_Try it_. Look through the data below and work out how many lines hold "CUtensorMap"; state only the number.

_Data_.
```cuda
template <int EPI>
__global__ void __launch_bounds__(kGemmThreads, 2)
gemm_bf16_kernel(const __grid_constant__ CUtensorMap tm_a, const __grid_constant__ CUtensorMap tm_b, int M, int N,
                 int K, const float* __restrict__ bias, const __nv_bfloat16* __restrict__ residual, int64_t ldr,
                 __nv_bfloat16* __restrict__ out, int64_t ldo) {
  using L = GemmLayout;
  constexpr int STAGES = kGemmStages;
  extern __shared__ uint8_t smem_raw[];
  uint8_t* smem = reinterpret_cast<uint8_t*>((reinterpret_cast<uintptr_t>(smem_raw) + 1023) & ~uintptr_t(1023));
  uint64_t* bar_full = reinterpret_cast<uint64_t*>(smem + STAGES * L::kStageBytes);
  uint64_t* bar_empty = bar_full + STAGES;

  const int warp = threadIdx.x >> 5;
  const int lane = threadIdx.x & 31;
  int n_blk = blockIdx.x, m_blk = blockIdx.y;
  if constexpr (EPI == GEMM_EPI_SCORES_F32) {
    const int m_blocks = (M + kGemmBM - 1) / kGemmBM;
    m_blk = int(blockIdx.x % unsigned(m_blocks));
    n_blk = int(blockIdx.x / unsigned(m_blocks));
  }
  const int num_kb = (K + kGemmBK - 1) / kGemmBK;

  if (threadIdx.x == 0) {
    for (int s = 0; s < STAGES; ++s) {
      mbar_init(&bar_full[s], 1);
      mbar_init(&bar_empty[s], kGemmConsumerWarps);
    }
    fence_mbar_init();
  }
  __syncthreads();

  if (warp == kGemmConsumerWarps) {
    if (lane == 0) {
      tma_prefetch_desc(&tm_a);
      tma_prefetch_desc(&tm_b);
      const uint64_t pol_w = policy_evict_last();
      int stage = 0;
      uint32_t phase = 0;
      for (int kb = 0; kb < num_kb; ++kb) {
        mbar_wait(&bar_empty[stage], phase ^ 1);
        uint8_t* sa = smem + stage * L::kStageBytes;
        mbar_arrive_expect_tx(&bar_full[stage], L::kStageBytes);
        tma_load_2d(&tm_a, &bar_full[stage], sa, kb * kGemmBK, m_blk * kGemmBM);
        tma_load_2d_hint(&tm_b, &bar_full[stage], sa + L::kABytes, kb * kGemmBK, n_blk * kGemmBN, pol_w);
        if (++stage == STAGES) { stage = 0; phase ^= 1; }
      }
    }
    return;
  }

  const int wg = warp >> 2;
  float acc[kGemmBN / 2];
#pragma unroll
  for (int i = 0; i < kGemmBN / 2; ++i) acc[i] = 0.f;
  int stage = 0, prev = 0;
  uint32_t phase = 0;
  for (int kb = 0; kb < num_kb; ++kb) {
    mbar_wait(&bar_full[stage], phase);
    const uint32_t a_addr = smem_u32(smem + stage * L::kStageBytes) + wg * 64 * 128;
    const uint32_t b_addr = smem_u32(smem + stage * L::kStageBytes + L::kABytes);
    wgmma_fence();
#pragma unroll
    for (int ks = 0; ks < kGemmBK / 16; ++ks)
      wgmma_m64n128k16_ss(acc, wgmma_desc_sw128(a_addr + ks * 32), wgmma_desc_sw128(b_addr + ks * 32), 1u);
    wgmma_commit();
    wgmma_wait<1>();
    if (kb > 0 && lane == 0) mbar_arrive(&bar_empty[prev]);
    prev = stage;
    if (++stage == STAGES) { stage = 0; phase ^= 1; }
  }
  wgmma_wait<0>();
  wgmma_fence_regs(acc);

  if constexpr (EPI == GEMM_EPI_SCORES_F32) {
    float* outf = reinterpret_cast<float*>(out);
    const int srow0 = m_blk * kGemmBM + wg * 64 + (warp & 3) * 16 + (lane >> 2);
    const int scol0 = n_blk * kGemmBN + 2 * (lane & 3);
#pragma unroll
    for (int j = 0; j < kGemmBN / 8; ++j) {
      const int col = scol0 + 8 * j;
#pragma unroll
      for (int h = 0; h < 2; ++h) {
        const int row = srow0 + 8 * h;
        if (row >= M) continue;
        float* p = outf + int64_t(row) * ldo + col;
        if (col + 1 < N) *reinterpret_cast<float2*>(p) = make_float2(acc[4 * j + 2 * h], acc[4 * j + 2 * h + 1]);
        else if (col < N) p[0] = acc[4 * j + 2 * h];
      }
    }
    return;
  }

  const int row0 = m_blk * kGemmBM + wg * 64 + (warp & 3) * 16 + (lane >> 2);
  const int col0 = n_blk * kGemmBN + 2 * (lane & 3);
#pragma unroll
  for (int j = 0; j < kGemmBN / 8; ++j) {
    const int col = col0 + 8 * j;
    if (col >= N) continue;
    const float2 b = __ldg(reinterpret_cast<const float2*>(bias + col));
#pragma unroll
    for (int h = 0; h < 2; ++h) {
      const int row = row0 + 8 * h;
      if (row >= M) continue;
      float x0 = acc[4 * j + 2 * h] + b.x, x1 = acc[4 * j + 2 * h + 1] + b.y;
      if (EPI == GEMM_EPI_BIAS_GELU) {
        x0 = gelu_erf(x0);
        x1 = gelu_erf(x1);
      }
      if (EPI == GEMM_EPI_BIAS_RESIDUAL) {
        const __nv_bfloat162 r = *reinterpret_cast<const __nv_bfloat162*>(residual + int64_t(row) * ldr + col);
        x0 += __bfloat162float(r.x);
        x1 += __bfloat162float(r.y);
      }
      *reinterpret_cast<uint32_t*>(out + int64_t(row) * ldo + col) = pack_bf16x2(x0, x1);
    }
  }
}

template <int EPI>
static int launch_gemm_t(const CUtensorMap& tm_a, const CUtensorMap& tm_b, int M, int N, int K, const float* bias,
                         const __nv_bfloat16* residual, int64_t ldr, __nv_bfloat16* out, int64_t ldo,
                         cudaStream_t stream) {
  auto kern = gemm_bf16_kernel<EPI>;
  {
    static bool done[64] = {false};
    int dev = 0;
    CRAG_CUDA_OK(cudaGetDevice(&dev));
    if (dev < 0 || dev >= 64 || !done[dev]) {
      CRAG_CUDA_OK(cudaFuncSetAttribute(kern, cudaFuncAttributeMaxDynamicSharedMemorySize, int(GemmLayout::smem_bytes())));
      if (dev >= 0 && dev < 64) done[dev] = true;
    }
  }
  const unsigned n_blocks = (N + kGemmBN - 1) / kGemmBN, m_blocks = (M + kGemmBM - 1) / kGemmBM;
  const dim3 grid = EPI == GEMM_EPI_SCORES_F32 ? dim3(m_blocks * n_blocks) : dim3(n_blocks, m_blocks);
  kern<<<grid, kGemmThreads, GemmLayout::smem_bytes(), stream>>>(tm_a, tm_b, M, N, K, bias, residual, ldr, out, ldo);
  CRAG_CUDA_OK(cudaGetLastError());
  return CRAG_OK;
}

int gemm_bf16(const void* a, int64_t lda, const void* w, int64_t ldw, const float* bias, const void* residual,
              int64_t ldr, void* out, int64_t ldo, int M, int N, int K, int epi, cudaStream_t stream) {
  if (M <= 0) return CRAG_OK;
  if (N < 8 || K < 8 || N % 8 != 0 || K % 8 != 0) return fail(CRAG_ERR_INVALID, "gemm: N and K must be positive multiples of 8 (N=%d K=%d)", N, K);
  if (lda % 8 || ldw % 8 || ldo % 8 || (epi == GEMM_EPI_BIAS_RESIDUAL && ldr % 8)) return fail(CRAG_ERR_INVALID, "gemm: leading dimensions must be multiples of 8 elements");
  if (!a || !w || !bias || !out || (epi == GEMM_EPI_BIAS_RESIDUAL && !residual)) return fail(CRAG_ERR_INVALID, "gemm: null pointer");
  if ((uintptr_t(a) | uintptr_t(w) | uintptr_t(out) | uintptr_t(bias) | uintptr_t(residual)) & 15) return fail(CRAG_ERR_INVALID, "gemm: pointers must be 16-byte aligned");
  if ((M + kGemmBM - 1) / kGemmBM > 65535) return fail(CRAG_ERR_INVALID, "gemm: M too large (%d)", M);
  const __nv_bfloat16* res = static_cast<const __nv_bfloat16*>(residual);
  __nv_bfloat16* o = static_cast<__nv_bfloat16*>(out);
  CUtensorMap tm_a, tm_b;
  int rc = make_tmap_bf16_2d(&tm_a, a, uint64_t(M), uint64_t(K), uint64_t(lda) * 2, kGemmBM);
  if (rc != CRAG_OK) return rc;
  rc = make_tmap_bf16_2d(&tm_b, w, uint64_t(N), uint64_t(K), uint64_t(ldw) * 2, kGemmBN);
  if (rc != CRAG_OK) return rc;
  switch (epi) {
    case GEMM_EPI_BIAS: return launch_gemm_t<GEMM_EPI_BIAS>(tm_a, tm_b, M, N, K, bias, res, ldr, o, ldo, stream);
    case GEMM_EPI_BIAS_GELU: return launch_gemm_t<GEMM_EPI_BIAS_GELU>(tm_a, tm_b, M, N, K, bias, res, ldr, o, ldo, stream);
    case GEMM_EPI_BIAS_RESIDUAL: return launch_gemm_t<GEMM_EPI_BIAS_RESIDUAL>(tm_a, tm_b, M, N, K, bias, res, ldr, o, ldo, stream);
  }
  return fail(CRAG_ERR_INVALID, "gemm: unknown epilogue %d", epi);
}

int gemm_scores_f32(const void* a, int64_t lda, const void* w, int64_t ldw, float* out, int64_t ldo, int M, int N,
                    int K, cudaStream_t stream) {
  if (M <= 0 || N <= 0) return CRAG_OK;
  if (K < 64 || K % 64 != 0 || lda % 8 || ldw % 8 || ldo % 2) return fail(CRAG_ERR_INVALID, "gemm scores: K must be a multiple of 64, lda/ldw multiples of 8 and ldo even");
  if ((uintptr_t(a) | uintptr_t(w)) & 15 || uintptr_t(out) & 7) return fail(CRAG_ERR_INVALID, "gemm scores: misaligned pointer");
  if (int64_t((M + kGemmBM - 1) / kGemmBM) * ((N + kGemmBN - 1) / kGemmBN) > int64_t(0x7FFFFFFF)) return fail(CRAG_ERR_INVALID, "gemm scores: too many tiles (M=%d N=%d)", M, N);
  CUtensorMap tm_a, tm_b;
  int rc = make_tmap_bf16_2d(&tm_a, a, uint64_t(M), uint64_t(K), uint64_t(lda) * 2, kGemmBM);
  if (rc != CRAG_OK) return rc;
  rc = make_tmap_bf16_2d(&tm_b, w, uint64_t(N), uint64_t(K), uint64_t(ldw) * 2, kGemmBN);
  if (rc != CRAG_OK) return rc;
  return launch_gemm_t<GEMM_EPI_SCORES_F32>(tm_a, tm_b, M, N, K, nullptr, nullptr, 0, reinterpret_cast<__nv_bfloat16*>(out),
                                            ldo, stream);
}

}

extern "C" int crag_gemm_bf16(const void* a, int64_t lda, const void* w, int64_t ldw, const float* bias,
                              const void* residual, int64_t ldr, void* out, int64_t ldo, int m, int n, int k,
                              int epilogue, crag_stream_t stream) {
  return crag::gemm_bf16(a, lda, w, ldw, bias, residual, ldr, out, ldo, m, n, k, epilogue,
                         static_cast<cudaStream_t>(stream));
}
```

comorag_b200/csrc/ptx.cuh:

```cuda
#pragma once
#include <cuda.h>
#include <cuda_runtime.h>
#include <cuda_bf16.h>
#include <stdint.h>

namespace crag {

__device__ __forceinline__ uint32_t smem_u32(const void* p) {
  return static_cast<uint32_t>(__cvta_generic_to_shared(p));
}

__device__ __forceinline__ bool elect_one() {
  uint32_t pred = 0;
  asm volatile(
      "{\n\t.reg .pred p;\n\t"
      "elect.sync _|p, 0xffffffff;\n\t"
      "selp.u32 %0, 1, 0, p;\n\t}"
      : "=r"(pred));
  return pred != 0;
}
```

_Output of the exercise_. 4